#### Task instructions:
The answer must consist of every line in the data that contains "nout".

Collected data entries
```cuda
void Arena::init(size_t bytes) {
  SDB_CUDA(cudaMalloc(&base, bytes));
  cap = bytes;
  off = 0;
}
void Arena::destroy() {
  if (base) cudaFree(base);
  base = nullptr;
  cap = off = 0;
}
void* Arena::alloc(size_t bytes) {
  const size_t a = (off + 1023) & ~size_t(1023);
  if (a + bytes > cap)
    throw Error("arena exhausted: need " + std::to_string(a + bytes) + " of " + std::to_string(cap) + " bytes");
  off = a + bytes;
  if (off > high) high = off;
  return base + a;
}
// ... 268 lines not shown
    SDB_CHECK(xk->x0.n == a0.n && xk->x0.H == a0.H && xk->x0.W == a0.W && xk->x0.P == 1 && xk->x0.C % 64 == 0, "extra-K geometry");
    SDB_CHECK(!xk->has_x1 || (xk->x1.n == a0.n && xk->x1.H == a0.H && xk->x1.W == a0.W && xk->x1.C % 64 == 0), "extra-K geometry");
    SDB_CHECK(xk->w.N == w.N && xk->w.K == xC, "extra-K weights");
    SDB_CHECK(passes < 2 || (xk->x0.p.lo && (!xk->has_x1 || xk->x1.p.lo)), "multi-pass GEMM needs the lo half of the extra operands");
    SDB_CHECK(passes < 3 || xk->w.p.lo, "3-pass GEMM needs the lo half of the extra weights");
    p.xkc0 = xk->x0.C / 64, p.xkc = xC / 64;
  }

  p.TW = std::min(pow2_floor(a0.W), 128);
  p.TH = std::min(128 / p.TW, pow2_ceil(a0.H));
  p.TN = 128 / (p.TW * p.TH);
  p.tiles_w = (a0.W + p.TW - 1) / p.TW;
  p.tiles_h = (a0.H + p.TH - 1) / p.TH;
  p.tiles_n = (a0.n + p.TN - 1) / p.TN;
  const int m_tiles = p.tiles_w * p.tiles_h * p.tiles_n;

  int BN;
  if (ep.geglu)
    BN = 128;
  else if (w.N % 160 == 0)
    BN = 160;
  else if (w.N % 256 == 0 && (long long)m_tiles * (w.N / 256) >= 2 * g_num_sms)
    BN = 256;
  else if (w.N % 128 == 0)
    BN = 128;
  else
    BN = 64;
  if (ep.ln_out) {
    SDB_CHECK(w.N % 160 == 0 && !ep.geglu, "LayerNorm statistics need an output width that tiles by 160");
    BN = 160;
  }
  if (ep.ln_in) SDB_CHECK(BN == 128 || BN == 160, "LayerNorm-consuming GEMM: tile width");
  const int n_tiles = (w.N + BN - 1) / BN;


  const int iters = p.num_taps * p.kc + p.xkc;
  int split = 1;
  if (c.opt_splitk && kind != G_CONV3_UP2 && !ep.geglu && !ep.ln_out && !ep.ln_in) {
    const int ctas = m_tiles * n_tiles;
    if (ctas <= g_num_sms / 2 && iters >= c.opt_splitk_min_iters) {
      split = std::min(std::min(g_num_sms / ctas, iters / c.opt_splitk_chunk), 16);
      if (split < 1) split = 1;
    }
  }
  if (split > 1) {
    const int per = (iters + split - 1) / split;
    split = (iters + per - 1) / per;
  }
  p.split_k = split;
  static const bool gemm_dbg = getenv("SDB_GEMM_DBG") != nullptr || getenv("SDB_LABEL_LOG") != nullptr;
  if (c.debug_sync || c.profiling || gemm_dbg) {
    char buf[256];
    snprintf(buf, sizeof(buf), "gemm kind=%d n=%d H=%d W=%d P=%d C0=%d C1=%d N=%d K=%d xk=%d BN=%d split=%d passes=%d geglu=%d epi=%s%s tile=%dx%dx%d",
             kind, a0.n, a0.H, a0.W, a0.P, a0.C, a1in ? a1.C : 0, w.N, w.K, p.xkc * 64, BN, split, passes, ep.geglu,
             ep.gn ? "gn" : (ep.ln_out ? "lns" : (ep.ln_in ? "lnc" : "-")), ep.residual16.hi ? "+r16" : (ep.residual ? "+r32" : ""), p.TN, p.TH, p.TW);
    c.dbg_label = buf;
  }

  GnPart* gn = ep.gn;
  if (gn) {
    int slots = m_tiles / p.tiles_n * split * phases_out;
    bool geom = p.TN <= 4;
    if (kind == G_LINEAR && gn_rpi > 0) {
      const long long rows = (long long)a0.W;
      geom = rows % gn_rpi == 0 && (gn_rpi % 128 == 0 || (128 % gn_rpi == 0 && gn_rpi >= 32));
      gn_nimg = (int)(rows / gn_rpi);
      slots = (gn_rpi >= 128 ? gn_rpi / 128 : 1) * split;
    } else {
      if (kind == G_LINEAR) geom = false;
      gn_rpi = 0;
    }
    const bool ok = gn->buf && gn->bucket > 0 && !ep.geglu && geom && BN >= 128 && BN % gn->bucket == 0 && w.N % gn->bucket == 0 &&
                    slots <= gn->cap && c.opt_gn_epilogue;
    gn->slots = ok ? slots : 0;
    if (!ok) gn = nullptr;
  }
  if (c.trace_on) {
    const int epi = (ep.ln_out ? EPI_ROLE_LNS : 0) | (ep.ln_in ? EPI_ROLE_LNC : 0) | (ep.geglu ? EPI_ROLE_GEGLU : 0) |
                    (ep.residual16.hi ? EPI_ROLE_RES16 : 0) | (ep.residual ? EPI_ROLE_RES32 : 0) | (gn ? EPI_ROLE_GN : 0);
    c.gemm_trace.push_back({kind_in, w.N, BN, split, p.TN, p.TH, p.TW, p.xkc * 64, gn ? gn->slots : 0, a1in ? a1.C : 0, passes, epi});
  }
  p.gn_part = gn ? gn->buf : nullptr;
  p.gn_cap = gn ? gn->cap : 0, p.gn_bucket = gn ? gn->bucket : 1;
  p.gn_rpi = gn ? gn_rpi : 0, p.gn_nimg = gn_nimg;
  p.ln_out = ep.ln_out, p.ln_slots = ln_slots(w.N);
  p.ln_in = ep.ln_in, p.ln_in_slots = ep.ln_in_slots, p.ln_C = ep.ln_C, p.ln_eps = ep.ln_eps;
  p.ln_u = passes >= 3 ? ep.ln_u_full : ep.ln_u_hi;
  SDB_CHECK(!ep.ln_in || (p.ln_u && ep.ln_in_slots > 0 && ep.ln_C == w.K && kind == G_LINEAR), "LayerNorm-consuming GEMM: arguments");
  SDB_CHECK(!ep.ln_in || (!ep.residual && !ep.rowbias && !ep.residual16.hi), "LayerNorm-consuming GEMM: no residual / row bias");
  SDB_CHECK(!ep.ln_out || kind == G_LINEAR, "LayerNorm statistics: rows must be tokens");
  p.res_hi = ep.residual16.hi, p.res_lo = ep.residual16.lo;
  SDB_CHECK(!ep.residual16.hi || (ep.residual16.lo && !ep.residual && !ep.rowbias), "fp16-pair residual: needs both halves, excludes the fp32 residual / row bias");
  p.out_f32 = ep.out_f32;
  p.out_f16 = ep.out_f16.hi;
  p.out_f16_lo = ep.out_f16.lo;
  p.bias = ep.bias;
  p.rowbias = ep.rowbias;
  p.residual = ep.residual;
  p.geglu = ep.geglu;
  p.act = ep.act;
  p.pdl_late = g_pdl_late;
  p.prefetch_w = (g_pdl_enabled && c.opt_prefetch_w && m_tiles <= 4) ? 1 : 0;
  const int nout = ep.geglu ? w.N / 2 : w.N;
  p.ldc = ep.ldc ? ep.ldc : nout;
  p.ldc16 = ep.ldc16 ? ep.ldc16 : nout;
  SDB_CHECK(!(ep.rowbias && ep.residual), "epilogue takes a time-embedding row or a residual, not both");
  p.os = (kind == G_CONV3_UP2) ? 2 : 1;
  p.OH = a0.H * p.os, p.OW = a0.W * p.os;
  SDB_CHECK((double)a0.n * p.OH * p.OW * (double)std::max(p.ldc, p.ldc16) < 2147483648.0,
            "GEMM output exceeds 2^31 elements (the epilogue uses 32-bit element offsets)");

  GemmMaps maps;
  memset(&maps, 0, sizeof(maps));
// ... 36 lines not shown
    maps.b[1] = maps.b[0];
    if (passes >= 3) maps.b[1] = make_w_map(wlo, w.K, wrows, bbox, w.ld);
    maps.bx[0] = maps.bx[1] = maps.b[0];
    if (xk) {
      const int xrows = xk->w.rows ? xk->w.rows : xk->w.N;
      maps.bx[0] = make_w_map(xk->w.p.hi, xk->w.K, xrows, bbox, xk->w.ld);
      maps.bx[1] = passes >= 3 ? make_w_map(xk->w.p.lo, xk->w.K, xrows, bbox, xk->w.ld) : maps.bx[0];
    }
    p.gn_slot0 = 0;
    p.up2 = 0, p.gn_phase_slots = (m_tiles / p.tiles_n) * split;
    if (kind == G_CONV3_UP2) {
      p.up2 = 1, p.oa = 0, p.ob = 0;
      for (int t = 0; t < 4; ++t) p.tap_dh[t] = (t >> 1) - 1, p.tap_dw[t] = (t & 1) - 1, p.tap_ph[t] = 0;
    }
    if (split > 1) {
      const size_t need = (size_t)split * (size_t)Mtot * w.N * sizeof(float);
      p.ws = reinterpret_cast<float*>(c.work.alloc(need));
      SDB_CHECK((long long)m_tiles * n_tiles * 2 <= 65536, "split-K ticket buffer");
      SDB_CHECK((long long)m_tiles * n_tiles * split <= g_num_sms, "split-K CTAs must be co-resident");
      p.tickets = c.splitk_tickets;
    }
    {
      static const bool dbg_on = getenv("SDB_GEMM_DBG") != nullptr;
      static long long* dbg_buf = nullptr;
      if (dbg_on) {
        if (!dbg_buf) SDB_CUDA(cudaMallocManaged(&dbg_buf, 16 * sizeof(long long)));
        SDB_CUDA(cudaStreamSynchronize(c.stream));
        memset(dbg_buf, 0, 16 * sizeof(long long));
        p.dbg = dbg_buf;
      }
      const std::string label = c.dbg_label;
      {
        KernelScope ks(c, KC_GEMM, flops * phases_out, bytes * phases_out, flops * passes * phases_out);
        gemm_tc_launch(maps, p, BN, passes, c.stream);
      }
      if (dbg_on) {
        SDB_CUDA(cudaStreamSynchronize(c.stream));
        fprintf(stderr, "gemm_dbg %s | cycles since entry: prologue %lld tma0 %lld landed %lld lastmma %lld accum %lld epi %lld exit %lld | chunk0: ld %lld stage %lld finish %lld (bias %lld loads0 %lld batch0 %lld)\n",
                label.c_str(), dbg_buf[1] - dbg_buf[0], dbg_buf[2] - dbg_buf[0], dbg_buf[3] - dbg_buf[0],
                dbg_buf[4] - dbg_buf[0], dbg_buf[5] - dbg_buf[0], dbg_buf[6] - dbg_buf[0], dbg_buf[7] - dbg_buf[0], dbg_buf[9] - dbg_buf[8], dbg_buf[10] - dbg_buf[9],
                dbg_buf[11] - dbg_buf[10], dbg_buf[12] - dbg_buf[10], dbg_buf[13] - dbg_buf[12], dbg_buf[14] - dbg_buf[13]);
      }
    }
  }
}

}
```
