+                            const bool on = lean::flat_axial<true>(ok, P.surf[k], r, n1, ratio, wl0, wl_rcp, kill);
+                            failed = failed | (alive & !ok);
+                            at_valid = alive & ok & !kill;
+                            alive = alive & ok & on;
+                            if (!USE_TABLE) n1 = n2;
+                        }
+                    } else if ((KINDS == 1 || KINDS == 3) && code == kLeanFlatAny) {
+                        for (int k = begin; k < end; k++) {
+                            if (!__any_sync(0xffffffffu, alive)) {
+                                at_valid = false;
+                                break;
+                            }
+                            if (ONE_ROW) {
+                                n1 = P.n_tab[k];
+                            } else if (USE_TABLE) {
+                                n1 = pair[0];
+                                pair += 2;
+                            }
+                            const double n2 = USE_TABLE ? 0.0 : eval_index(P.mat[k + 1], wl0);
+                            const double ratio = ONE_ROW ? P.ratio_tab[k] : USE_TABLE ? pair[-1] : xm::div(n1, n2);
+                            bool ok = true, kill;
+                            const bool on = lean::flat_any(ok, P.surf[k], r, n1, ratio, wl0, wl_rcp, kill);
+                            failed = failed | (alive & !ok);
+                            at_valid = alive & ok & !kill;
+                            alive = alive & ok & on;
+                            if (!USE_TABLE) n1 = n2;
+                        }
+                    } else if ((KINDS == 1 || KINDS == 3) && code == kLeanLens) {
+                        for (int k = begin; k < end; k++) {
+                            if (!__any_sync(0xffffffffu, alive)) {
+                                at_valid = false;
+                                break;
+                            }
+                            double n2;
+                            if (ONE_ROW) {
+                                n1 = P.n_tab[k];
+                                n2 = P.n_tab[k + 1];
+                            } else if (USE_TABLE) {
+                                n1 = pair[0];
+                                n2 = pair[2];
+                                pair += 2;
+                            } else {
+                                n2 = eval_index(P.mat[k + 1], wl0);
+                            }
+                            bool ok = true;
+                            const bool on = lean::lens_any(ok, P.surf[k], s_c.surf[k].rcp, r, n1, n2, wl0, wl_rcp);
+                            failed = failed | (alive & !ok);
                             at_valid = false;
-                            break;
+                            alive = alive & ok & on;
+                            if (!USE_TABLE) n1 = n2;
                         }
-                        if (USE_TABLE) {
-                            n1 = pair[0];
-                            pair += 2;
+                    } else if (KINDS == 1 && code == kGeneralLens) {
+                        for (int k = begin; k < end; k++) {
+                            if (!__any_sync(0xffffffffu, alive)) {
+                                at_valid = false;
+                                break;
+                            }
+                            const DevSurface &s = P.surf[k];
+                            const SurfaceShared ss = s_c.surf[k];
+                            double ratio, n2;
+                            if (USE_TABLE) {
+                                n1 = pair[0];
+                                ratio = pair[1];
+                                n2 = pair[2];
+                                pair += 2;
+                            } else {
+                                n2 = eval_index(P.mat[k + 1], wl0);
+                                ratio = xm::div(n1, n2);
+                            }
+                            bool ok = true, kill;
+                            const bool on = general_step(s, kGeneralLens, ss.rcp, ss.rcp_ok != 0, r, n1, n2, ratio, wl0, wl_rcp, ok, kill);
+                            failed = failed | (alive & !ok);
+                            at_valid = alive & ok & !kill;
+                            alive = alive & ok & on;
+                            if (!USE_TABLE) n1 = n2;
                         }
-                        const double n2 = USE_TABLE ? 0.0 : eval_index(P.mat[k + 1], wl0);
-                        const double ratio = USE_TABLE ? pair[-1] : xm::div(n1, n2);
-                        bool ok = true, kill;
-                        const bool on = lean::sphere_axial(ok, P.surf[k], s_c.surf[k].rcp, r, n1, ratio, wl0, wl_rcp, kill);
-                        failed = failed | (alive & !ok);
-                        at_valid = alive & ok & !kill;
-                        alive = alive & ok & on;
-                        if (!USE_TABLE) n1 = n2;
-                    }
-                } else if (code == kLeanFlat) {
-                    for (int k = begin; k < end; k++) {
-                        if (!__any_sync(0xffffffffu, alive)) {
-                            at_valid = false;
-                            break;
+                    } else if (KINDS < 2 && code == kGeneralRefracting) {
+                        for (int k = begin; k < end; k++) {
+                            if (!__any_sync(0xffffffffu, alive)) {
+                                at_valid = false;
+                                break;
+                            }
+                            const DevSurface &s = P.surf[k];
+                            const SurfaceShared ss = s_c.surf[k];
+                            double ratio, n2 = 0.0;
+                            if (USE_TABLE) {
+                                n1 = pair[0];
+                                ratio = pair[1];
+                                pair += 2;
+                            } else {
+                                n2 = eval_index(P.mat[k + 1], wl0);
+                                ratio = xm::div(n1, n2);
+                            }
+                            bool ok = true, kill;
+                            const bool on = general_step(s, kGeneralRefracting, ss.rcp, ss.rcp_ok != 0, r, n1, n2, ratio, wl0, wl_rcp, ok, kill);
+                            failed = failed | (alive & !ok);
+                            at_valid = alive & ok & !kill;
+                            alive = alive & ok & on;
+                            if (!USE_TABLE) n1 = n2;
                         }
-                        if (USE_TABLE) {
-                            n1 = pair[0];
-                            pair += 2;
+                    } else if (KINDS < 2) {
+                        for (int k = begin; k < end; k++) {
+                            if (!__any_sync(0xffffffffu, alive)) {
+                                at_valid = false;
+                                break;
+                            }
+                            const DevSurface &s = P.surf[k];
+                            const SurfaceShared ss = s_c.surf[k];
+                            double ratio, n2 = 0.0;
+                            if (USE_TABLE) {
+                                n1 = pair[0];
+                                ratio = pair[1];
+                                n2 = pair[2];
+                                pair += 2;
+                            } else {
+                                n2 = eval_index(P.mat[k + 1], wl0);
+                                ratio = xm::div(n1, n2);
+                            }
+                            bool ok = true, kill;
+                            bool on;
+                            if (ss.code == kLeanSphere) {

#### Written answer:
  const int nout = ep.geglu ? w.N / 2 : w.N;
  p.ldc = ep.ldc ? ep.ldc : nout;
  p.ldc16 = ep.ldc16 ? ep.ldc16 : nout;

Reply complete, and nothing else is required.